In the will mother leaves house to several adult children - all an equal share - but husband has right of residence in it for life although he now in nursing home and suffering from dementia. One beneficiary has with the agreement of all the others, offered to purchase house i.e. buy out the others and maintain right of residence. Will this cause any problems for the buyer in the future? Probate is not yet complete so am hoping to have more information before probate completes. Btw the fair deal scheme is relevant here and the up to 22.5% accessed is paid monthly not deferred.


----------



## Clamball (27 Aug 2018)

If the house is involved in fair deal it sounds as if the husband owns at least 50 % of the house already?   It would be unusual when a spouse dies that their half of the house would not be willed to the other spouse?  So it looks as if you are in very unusual circumstances and would be better off getting professional advice.

We purchased our family home where someone on the vendor side had a right of residence.  The purchase was delayed while a monetary figure was calculated on the right of residence and the person paid this in order to quench this right, otherwise the right of residence would have fallen on us when we purchased the house.


----------



## twofor1 (27 Aug 2018)

MarBen said:


> Will this cause any problems for the buyer in the future?
> Btw the fair deal scheme is relevant here and the up to 22.5% accessed is paid monthly not deferred.

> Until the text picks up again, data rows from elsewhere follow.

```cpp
int launch_dry_convective_adjust(const Geo& g, real* const* tracers, real* pt, real* ua, real* va, real* w, real* u_dt,
                                 real* v_dt, const real* delp, const real* delz, const real* pkz, const real* peln,
                                 const real* pe, int k_sponge, double xvir, double t_max, double fv_sg_adj, double timestep,
                                 hipStream_t st);
int launch_fill_gfs_delp(const Geo& g, const real* delp, real* q, double q_min, hipStream_t st);
int launch_phys_thermo_pressure(const Geo& g, const real* const* water, real* pt, real* t_dt, real* pe, const real* delp,
                                real* peln, real* pk, const real* ua, const real* va, real* ps, real* u_srf, real* v_srf,
                                double dt, hipStream_t st);
int launch_update_dwinds_phys(const Geo& g, real* u, real* v, real* u_dt, real* v_dt, const real* const* vlon,
                              const real* const* vlat, const real* const* es1, const real* const* ew2, const real* edge_vect_w,
                              const real* edge_vect_e, const real* edge_vect_s, const real* edge_vect_n, double dt5,
                              hipStream_t st);
long microphysics_workspace_bytes(const Geo& g);
int launch_microphysics(const Geo& g, void* workspace, const real* const* in, real* wmp, real* const* tend, real* const* precip,
                        const pace_microphysics_config_t& cfg, hipStream_t st);
int launch_copy_dycore_to_physics(const Geo& g, const real* const* in, real* const* out, hipStream_t st);
int launch_physics_prepare(const Geo& g, real* const* tracers, const real* pt, const real* delz, real* delp, const real* omga,
                           real* prsi, real* phii, real* phil, real* delprsi, real* dz, real* wmp, real* const* tendencies,
                           double ptop, int do_microphysics, hipStream_t st);
int launch_physics_update_state(const Geo& g, const real* const* x, const real* const* x_dt, real* const* out, double dt,
                                hipStream_t st);
int launch_physics_tendencies_to_dycore(const Geo& g, real* const* tendencies, const real* const* updated,
                                        const real* const* before, real* const* tracers, const real* prsi, real* delp,
                                        double rdt, hipStream_t st);
int launch_fv_setup_pt(const Geo& g, real* const* water, real* q_con, real* pkz, real* pt, real* cappa,
                       const real* delp, const real* delz, real* dp1, hipStream_t st);
int launch_omega_from_w(const Geo& g, const real* delp, const real* delz, const real* w, real* omga, hipStream_t st);
int launch_neg_adj3(const Geo& g, real* const* water, real* qcld, real* pt, const real* delp, hipStream_t st);
int launch_c2l(const Geo& g, const Met& m, int order, const real* u, const real* v, const real* a11, const real* a12,
               const real* a21, const real* a22, real* ua, real* va, hipStream_t st);
int launch_stencil(const Geo& g, const Met& m, int id, void* const* fields, int nfields, const double* scalars, int nscalars,
                   const int* origin, const int* domain, hipStream_t st);
int launch_swap_dp(const Geo& g, real* dp1, real* dp2, hipStream_t st);
int launch_zero_data(const Geo& g, real* mfxd, real* mfyd, real* cxd, real* cyd, real* heat_source, real* diss_estd,
                     int first_timestep, hipStream_t st);
int launch_interface_pressure(const Geo& g, const real* delp, real* pem, double ptop, hipStream_t st);
```

Measured before the change: 4.061 billion cell-updates/s.

## Tile fxadv frame into shared-memory segments per level instead of one workgroup per level

```diff
diff --git a/pace_amd/csrc/k_fxadv.hip b/pace_amd/csrc/k_fxadv.hip
--- a/pace_amd/csrc/k_fxadv.hip
+++ b/pace_amd/csrc/k_fxadv.hip
@@ -7,171 +7,191 @@
   return (v1 - v2 * cosa) * rsin2;
 }
 
-__device__ __forceinline__ void fx_vt_edges_point(const Geo& g, const Met& m, const real* vc, const real* ut, real* vt, int i, int j,
-                                                  int k) {
-  if (i > g.ni - 2 || j > g.nj - 2) return;
-  const long c = IDX3(g, i, j, k);
+#ifndef FX_NT
+#define FX_NT 1024
+#endif
+#ifndef FX_SEG
+#define FX_SEG 104
+#endif
+#define FX_THICK 5
+#define FX_TILE ((FX_THICK + 4) * (FX_SEG + 4))
+#define FX_WIND ((FX_THICK + 2) * (FX_SEG + 2))
+static_assert(FX_TILE <= FX_NT, "a frame workgroup loads one point of uc / vc per thread");
+struct FxFrame {
+  int n;
+  int i0[4], i1[4], j0[4], j1[4];
+  int alongx[4];
+  int first[5];
+};
+
+__device__ __forceinline__ void fx_frame_segment(const Geo& g, const Met& m, const real* __restrict__ uc, const real* __restrict__ vc,
+                                                 real* __restrict__ ut, real* __restrict__ vt, real* __restrict__ crx,
+                                                 real* __restrict__ cry, real* __restrict__ xfx, real* __restrict__ yfx, double dt,
+                                                 real* __restrict__ cx_acc, real* __restrict__ cy_acc, const FxFrame& F, int k, int w,
+                                                 const FxWindHalo& wh) {
+  __shared__ double s_uc[FX_TILE], s_vc[FX_TILE], s_ut[FX_WIND], s_vt[FX_WIND];
+  const int tid = (int)threadIdx.x;
+  const int sj = g.sj;
+  int q = 0;
+  while (q + 1 < F.n && w >= F.first[q + 1]) ++q;
+  int oi0 = F.i0[q], oi1 = F.i1[q], oj0 = F.j0[q], oj1 = F.j1[q];
+  {
+    const int s = w - F.first[q], nseg = F.first[q + 1] - F.first[q];
+    if (F.alongx[q]) {
+      const int len = (oi1 - oi0 + nseg) / nseg;
+      oi0 += s * len;
+      oi1 = oi1 < oi0 + len - 1 ? oi1 : oi0 + len - 1;
+    } else {
+      const int len = (oj1 - oj0 + nseg) / nseg;
+      oj0 += s * len;
+      oj1 = oj1 < oj0 + len - 1 ? oj1 : oj0 + len - 1;
+    }
+  }
+  const int ai0 = oi0 > 0 ? oi0 - 1 : 0, ai1 = oi1 + 1 < g.ni - 2 ? oi1 + 1 : g.ni - 2;
+  const int aj0 = oj0 > 0 ? oj0 - 1 : 0, aj1 = oj1 + 1 < g.nj - 2 ? oj1 + 1 : g.nj - 2;
+  const int ti0 = oi0 > 1 ? oi0 - 2 : 0, ti1 = oi1 + 2 < g.ni - 1 ? oi1 + 2 : g.ni - 1;
+  const int tj0 = oj0 > 1 ? oj0 - 2 : 0, tj1 = oj1 + 2 < g.nj - 1 ? oj1 + 2 : g.nj - 1;
+  const int ow = oi1 - oi0 + 1, oh = oj1 - oj0 + 1, aw = ai1 - ai0 + 1, ah = aj1 - aj0 + 1, tw = ti1 - ti0 + 1, th = tj1 - tj0 + 1;
+
+  double uc_t = 0.0, vc_t = 0.0;
+  if (tid < tw * th) {
+    const int tj = tid / tw, ti = tid - tj * tw;
+    const long c = IDX3(g, ti0 + ti, tj0 + tj, k);
+    uc_t = uc[c], vc_t = vc[c];
+  }
+  const bool a_on = tid < aw * ah;
+  const int a_j = aj0 + (a_on ? tid / aw : 0), a_i = ai0 + (a_on ? tid % aw : 0);
+  const bool a_rows = (a_j == g.js - 1 || a_j == g.js || a_j == g.je || a_j == g.je + 1);
+  const bool a_xedge = a_on && (a_i == g.is || a_i == g.ie + 1);
+  const bool a_umain = a_on && !a_xedge && a_i >= g.is - 1 && a_i <= g.ie + 2 && !a_rows;
+  const bool a_yedge = a_on && (a_j == g.js || a_j == g.je + 1);
+  const bool a_vmain = a_on && !a_yedge && a_j >= g.js - 1 && a_j <= g.je + 2;
+  double a_u0 = 0.0, a_u1 = 0.0, a_v0 = 0.0, a_v1 = 0.0;
+  {
+    const long c2 = IDX2(g, a_i, a_j);
+    if (a_xedge) a_u0 = m.sin_sg3[c2 - 1], a_u1 = m.sin_sg1[c2];
+    if (a_umain) a_u0 = m.cosa_u[c2], a_u1 = m.rsin_u[c2];
+    if (a_yedge) a_v0 = m.sin_sg4[c2 - sj], a_v1 = m.sin_sg2[c2];
+    if (a_vmain) a_v0 = m.cosa_v[c2], a_v1 = m.rsin_v[c2];
+  }
+  const bool o_on = tid < ow * oh;
+  const int j = oj0 + (o_on ? tid / ow : 0), i = oi0 + (o_on ? tid % ow : 0);
   const long c2 = IDX2(g, i, j);
-  if (j == g.js || j == g.je + 1) {
-    const double v = vc[c];
-    vt[c] = (v > 0.0) ? (v / m.sin_sg4[c2 - g.sj]) : (v / m.sin_sg2[c2]);
-    return;
-  }
-  const bool strip = (i == g.is - 1 || i == g.is || i == g.ie || i == g.ie + 1);
-  if (strip && j >= g.js + 2 && j <= g.je - 1) {
-    const double ub = 0.25 * (ut[c - g.sj] + ut[c + 1 - g.sj] + ut[c] + ut[c + 1]);
-    vt[c] = contra(vc[c], ub, m.cosa_v[c2], 1.0);
-  }
-}
-
-__device__ __forceinline__ void fx_ut_edges_corners_point(const Geo& g, const Met& m, const real* uc, const real* vc, real* ut,
-                                                          const real* vt, int i, int j, int k) {
-  if (i < 1 || j < 1 || i > g.ni - 2 || j > g.nj - 2) return;
-  const long c = IDX3(g, i, j, k);
-  const long c2 = IDX2(g, i, j);
-  const int sj = g.sj;
+  const long c = c2 + (long)k * g.sk;
   const bool rows = (j == g.js - 1 || j == g.js || j == g.je || j == g.je + 1);
-  if (rows && i >= g.is + 2 && i <= g.ie - 1) {
-    const double vb = 0.25 * (vt[c - 1] + vt[c] + vt[c - 1 + sj] + vt[c + sj]);
-    ut[c] = contra(uc[c], vb, m.cosa_u[c2], 1.0);
-    return;
-  }
-  if (rows && (i == g.is + 1 || i == g.ie)) {
-    const double cu = m.cosa_u[c2];
-    double damp, val;
-    if (i == g.is + 1 && (j == g.js - 1 || j == g.je)) {
-      const double cv = m.cosa_v[c2 - 1];
-      damp = 1.0 / (1.0 - 0.0625 * cu * cv);
-      val = (uc[c] - 0.25 * cu * (vt[c - 1 + sj] + vt[c + sj] + vt[c] + vc[c - 1] -
-                                  0.25 * cv * (ut[c - 1] + ut[c - 1 - sj] + ut[c - sj]))) * damp;
-    } else if (i == g.is + 1) {
-      const double cv = m.cosa_v[c2 - 1 + sj];
-      damp = 1.0 / (1.0 - 0.0625 * cu * cv);
-      val = (uc[c] - 0.25 * cu * (vt[c - 1] + vt[c] + vt[c + sj] + vc[c - 1 + sj] -
-                                  0.25 * cv * (ut[c - 1] + ut[c - 1 + sj] + ut[c + sj]))) * damp;
-    } else if (j == g.js - 1 || j == g.je) {
-      const double cv = m.cosa_v[c2];
-      damp = 1.0 / (1.0 - 0.0625 * cu * cv);
-      val = (uc[c] - 0.25 * cu * (vt[c + sj] + vt[c - 1 + sj] + vt[c - 1] + vc[c] -
-                                  0.25 * cv * (ut[c + 1] + ut[c + 1 - sj] + ut[c - sj]))) * damp;
+  const bool cols = (i == g.is - 1 || i == g.is || i == g.ie || i == g.ie + 1);
+  const bool xedge = (i == g.is || i == g.ie + 1);
+  const bool umain = !xedge && i >= g.is - 1 && i <= g.ie + 2 && !rows;
+  const bool c_main = o_on && rows && i >= g.is + 2 && i <= g.ie - 1;
+  const bool c_corner = o_on && !c_main && rows && (i == g.is + 1 || i == g.ie);
+  const bool b_col = o_on && !(j == g.js || j == g.je + 1) && cols && j >= g.js + 2 && j <= g.je - 1;
+  const bool d_pt = o_on && cols && (j == g.js + 1 || j == g.je);
+  const bool put_u = o_on && (xedge || umain || c_main || c_corner);
+  const bool put_v = o_on && j >= g.js - 1 && j <= g.je + 2;
+  const bool lo_row = (j == g.js - 1 || j == g.je);
+  double o_cu = 0.0, o_cv = 0.0;
+  if (c_main) o_cu = m.cosa_u[c2];
+  if (c_corner) {
+    o_cu = m.cosa_u[c2];
+    o_cv = m.cosa_v[c2 + (i == g.is + 1 ? -1 : 0) + (lo_row ? 0 : sj)];
+  }
+  if (b_col) o_cv = m.cosa_v[c2];
+  if (d_pt) {
+    o_cv = m.cosa_v[c2];
+    if (j == g.js + 1) o_cu = m.cosa_u[c2 - sj + ((i == g.is - 1 || i == g.ie) ? 0 : 1)];
+    else o_cu = m.cosa_u[c2 + ((i == g.ie + 1 || i == g.is) ? 1 : 0)];
+  }
+  const bool do_x = o_on && i >= g.is && i <= g.ie + 1, do_y = o_on && j >= g.js && j <= g.je + 1;
+  double rdxa_m = 0.0, rdxa_0 = 0.0, dy = 0.0, sg3_m = 0.0, sg1_0 = 0.0, rdya_m = 0.0, rdya_0 = 0.0, dx = 0.0, sg4_m = 0.0, sg2_0 = 0.0,
+         cxa = 0.0, cya = 0.0;
+  if (do_x) {
+    rdxa_m = m.rdxa[c2 - 1], rdxa_0 = m.rdxa[c2], dy = m.dy[c2], sg3_m = m.sin_sg3[c2 - 1], sg1_0 = m.sin_sg1[c2];
+    if (cx_acc) cxa = cx_acc[c];
+  }
+  if (do_y) {
+    rdya_m = m.rdya[c2 - sj], rdya_0 = m.rdya[c2], dx = m.dx[c2], sg4_m = m.sin_sg4[c2 - sj], sg2_0 = m.sin_sg2[c2];
+    if (cy_acc) cya = cy_acc[c];
+  }
+  const int nwl = F.first[F.n];
+  long wc = 0;
+  bool w_u = false, w_v = false;
+  real w_uv = 0, w_vv = 0;
+  if (wh.u_out != nullptr) {
+    const int p = w * FX_NT + tid;
+    if (p < wind_halo_points(g) && wind_halo_index(g, p, k, wc, w_u, w_v)) {
+      if (w_u) w_uv = wh.u[wc];
+      if (w_v) w_vv = wh.v[wc];
     } else {
-      const double cv = m.cosa_v[c2 + sj];
-      damp = 1.0 / (1.0 - 0.0625 * cu * cv);
-      val = (uc[c] - 0.25 * cu * (vt[c] + vt[c - 1] + vt[c - 1 + sj] + vc[c + sj] -
-                                  0.25 * cv * (ut[c + 1] + ut[c + 1 + sj] + ut[c + sj]))) * damp;
-    }
-    ut[c] = val;
-    return;
-  }
-}
-
-__device__ __forceinline__ void fx_vt_corners_point(const Geo& g, const Met& m, const real* uc, const real* vc, const real* ut,
-                                                    real* vt, int i, int j, int k) {
-  if (i < 1 || j < 1 || i > g.ni - 2 || j > g.nj - 2) return;
-  const bool cols = (i == g.is - 1 || i == g.is || i == g.ie || i == g.ie + 1);
-  if (!cols || !(j == g.js + 1 || j == g.je)) return;
-  const long c = IDX3(g, i, j, k);
-  const long c2 = IDX2(g, i, j);
-  const int sj = g.sj;
-  const double cv = m.cosa_v[c2];
-  double damp, val;
-  if (j == g.js + 1 && (i == g.is - 1 || i == g.ie)) {
-    const double cu = m.cosa_u[c2 - sj];
-    damp = 1.0 / (1.0 - 0.0625 * cu * cv);
-    val = (vc[c] - 0.25 * cv * (ut[c + 1 - sj] + ut[c + 1] + ut[c] + uc[c - sj] -
-                                0.25 * cu * (vt[c - sj] + vt[c - 1 - sj] + vt[c - 1]))) * damp;
-  } else if (j == g.js + 1) {
-    const double cu = m.cosa_u[c2 + 1 - sj];
-    damp = 1.0 / (1.0 - 0.0625 * cu * cv);
-    val = (vc[c] - 0.25 * cv * (ut[c - sj] + ut[c] + ut[c + 1] + uc[c + 1 - sj] -
-                                0.25 * cu * (vt[c - sj] + vt[c + 1 - sj] + vt[c + 1]))) * damp;
-  } else if (i == g.ie + 1 || i == g.is) {
-    const double cu = m.cosa_u[c2 + 1];
-    damp = 1.0 / (1.0 - 0.0625 * cu * cv);
-    val = (vc[c] - 0.25 * cv * (ut[c] + ut[c - sj] + ut[c + 1 - sj] + uc[c + 1] -
-                                0.25 * cu * (vt[c + sj] + vt[c + 1 + sj] + vt[c + 1]))) * damp;
-  } else {
-    const double cu = m.cosa_u[c2];
-    damp = 1.0 / (1.0 - 0.0625 * cu * cv);
-    val = (vc[c] - 0.25 * cv * (ut[c + 1] + ut[c + 1 - sj] + ut[c - sj] + uc[c] -
-                                0.25 * cu * (vt[c + sj] + vt[c - 1 + sj] + vt[c - 1]))) * damp;
-  }
-  vt[c] = val;
-}
-
-struct FxStrips {
-  Regions b, c, d;
-};
-__device__ __forceinline__ bool strip_point(const Regions& R, int p, int& i, int& j) {
-  for (int q = 0; q < R.n; ++q) {
-    const int w = R.ie[q] - R.ib[q] + 1, h = R.je[q] - R.jb[q] + 1;
-    if (p < w * h) {
-      j = R.jb[q] + p / w;
-      i = R.ib[q] + p % w;
-      return true;
-    }
-    p -= w * h;
-  }
-  return false;
-}
-__device__ __forceinline__ int strip_count(const Regions& R) {
-  int n = 0;
-  for (int q = 0; q < R.n; ++q) n += (R.ie[q] - R.ib[q] + 1) * (R.je[q] - R.jb[q] + 1);
-  return n;
-}
-struct FxFramePointA {
-  long c;
-  bool xedge, umain, vmain;
-  double u0, u_s, u1_s, u1, v0, v_1, v_1s, vs, s3, s1, cu, ru, cv, rv;
-  __device__ __forceinline__ void load(const Geo& g, const Met& m, const real* __restrict__ uc, const real* __restrict__ vc, bool on, int i,
-                                       int j, int k) {
-    const long c2 = IDX2(g, i, j);
-    c = IDX3(g, i, j, k);
-    const int sj = g.sj;
-    xedge = on && (i == g.is || i == g.ie + 1);
-    umain = on && !xedge && i >= g.is - 1 && i <= g.ie + 2 && !(j == g.js - 1 || j == g.js || j == g.je || j == g.je + 1);
-    vmain = on && j >= g.js - 1 && j <= g.je + 2;
-    u0 = u_s = u1_s = u1 = v0 = v_1 = v_1s = vs = s3 = s1 = cu = ru = cv = rv = 0.0;
-    if (xedge || umain || vmain) u0 = uc[c];
-    if (umain || vmain) v0 = vc[c];
-    if (xedge) s3 = m.sin_sg3[c2 - 1], s1 = m.sin_sg1[c2];
-    if (umain) v_1 = vc[c - 1], v_1s = vc[c - 1 + sj], vs = vc[c + sj], cu = m.cosa_u[c2], ru = m.rsin_u[c2];
-    if (vmain) u_s = uc[c - sj], u1_s = uc[c + 1 - sj], u1 = uc[c + 1], cv = m.cosa_v[c2], rv = m.rsin_v[c2];
-  }
-  __device__ __forceinline__ void finish(real* ut, real* vt) const {
-    if (xedge) {
-      ut[c] = (u0 > 0.0) ? (u0 / s3) : (u0 / s1);
-    } else if (umain) {
-      const double vb = 0.25 * (v_1 + v0 + v_1s + vs);
-      ut[c] = contra(u0, vb, cu, ru);
-    }
-    if (vmain) {
-      const double ub = 0.25 * (u_s + u1_s + u0 + u1);
-      vt[c] = contra(v0, ub, cv, rv);
-    }
-  }
-};
-struct FxFramePointF {
-  long c;
-  bool do_x, do_y;
-  double u, v, rdxa_m, rdxa_0, dy, sg3_m, sg1_0, rdya_m, rdya_0, dx, sg4_m, sg2_0, cxa, cya;
-  __device__ __forceinline__ void load(const Geo& g, const Met& m, const real* ut, const real* vt, const real* cx_acc, const real* cy_acc,
-                                       bool on, int i, int j, int k) {
-    const long c2 = IDX2(g, i, j);
-    c = c2 + (long)k * g.sk;
-    const int sj = g.sj;
-    do_x = on && i >= g.is && i <= g.ie + 1, do_y = on && j >= g.js && j <= g.je + 1;
-    u = v = rdxa_m = rdxa_0 = dy = sg3_m = sg1_0 = rdya_m = rdya_0 = dx = sg4_m = sg2_0 = cxa = cya = 0.0;
-    if (do_x) {
-      u = ut[c], rdxa_m = m.rdxa[c2 - 1], rdxa_0 = m.rdxa[c2], dy = m.dy[c2], sg3_m = m.sin_sg3[c2 - 1], sg1_0 = m.sin_sg1[c2];
-      if (cx_acc) cxa = cx_acc[c];
-    }
-    if (do_y) {
-      v = vt[c], rdya_m = m.rdya[c2 - sj], rdya_0 = m.rdya[c2], dx = m.dx[c2], sg4_m = m.sin_sg4[c2 - sj], sg2_0 = m.sin_sg2[c2];
-      if (cy_acc) cya = cy_acc[c];
-    }
-  }
-  __device__ __forceinline__ void finish(double dt, real* crx, real* cry, real* xfx, real* yfx, real* cx_acc, real* cy_acc) const {
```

It could be a problem for someone when the husband dies, whether that’s the purchaser, the executors, the beneficiary’s, or all 3 I’m not sure.

One of my relations was in a nursing home under Fair Deal, they did not avail of the loan and paid the full 22.5% assessed on their family home over their first three years in care. A few years later they passed away.

The HSE then wrote looking for a copy of the Inland Revenue Affidavit CA24 from probate. The HSE letter also pointed out that under whatever section of the Act, a personal representative is personally liable if the assets of an estate are distributed without repaying any amounts due to the HSE……………..

If the family home was not on the CA24, the HSE would surely have asked, was it sold.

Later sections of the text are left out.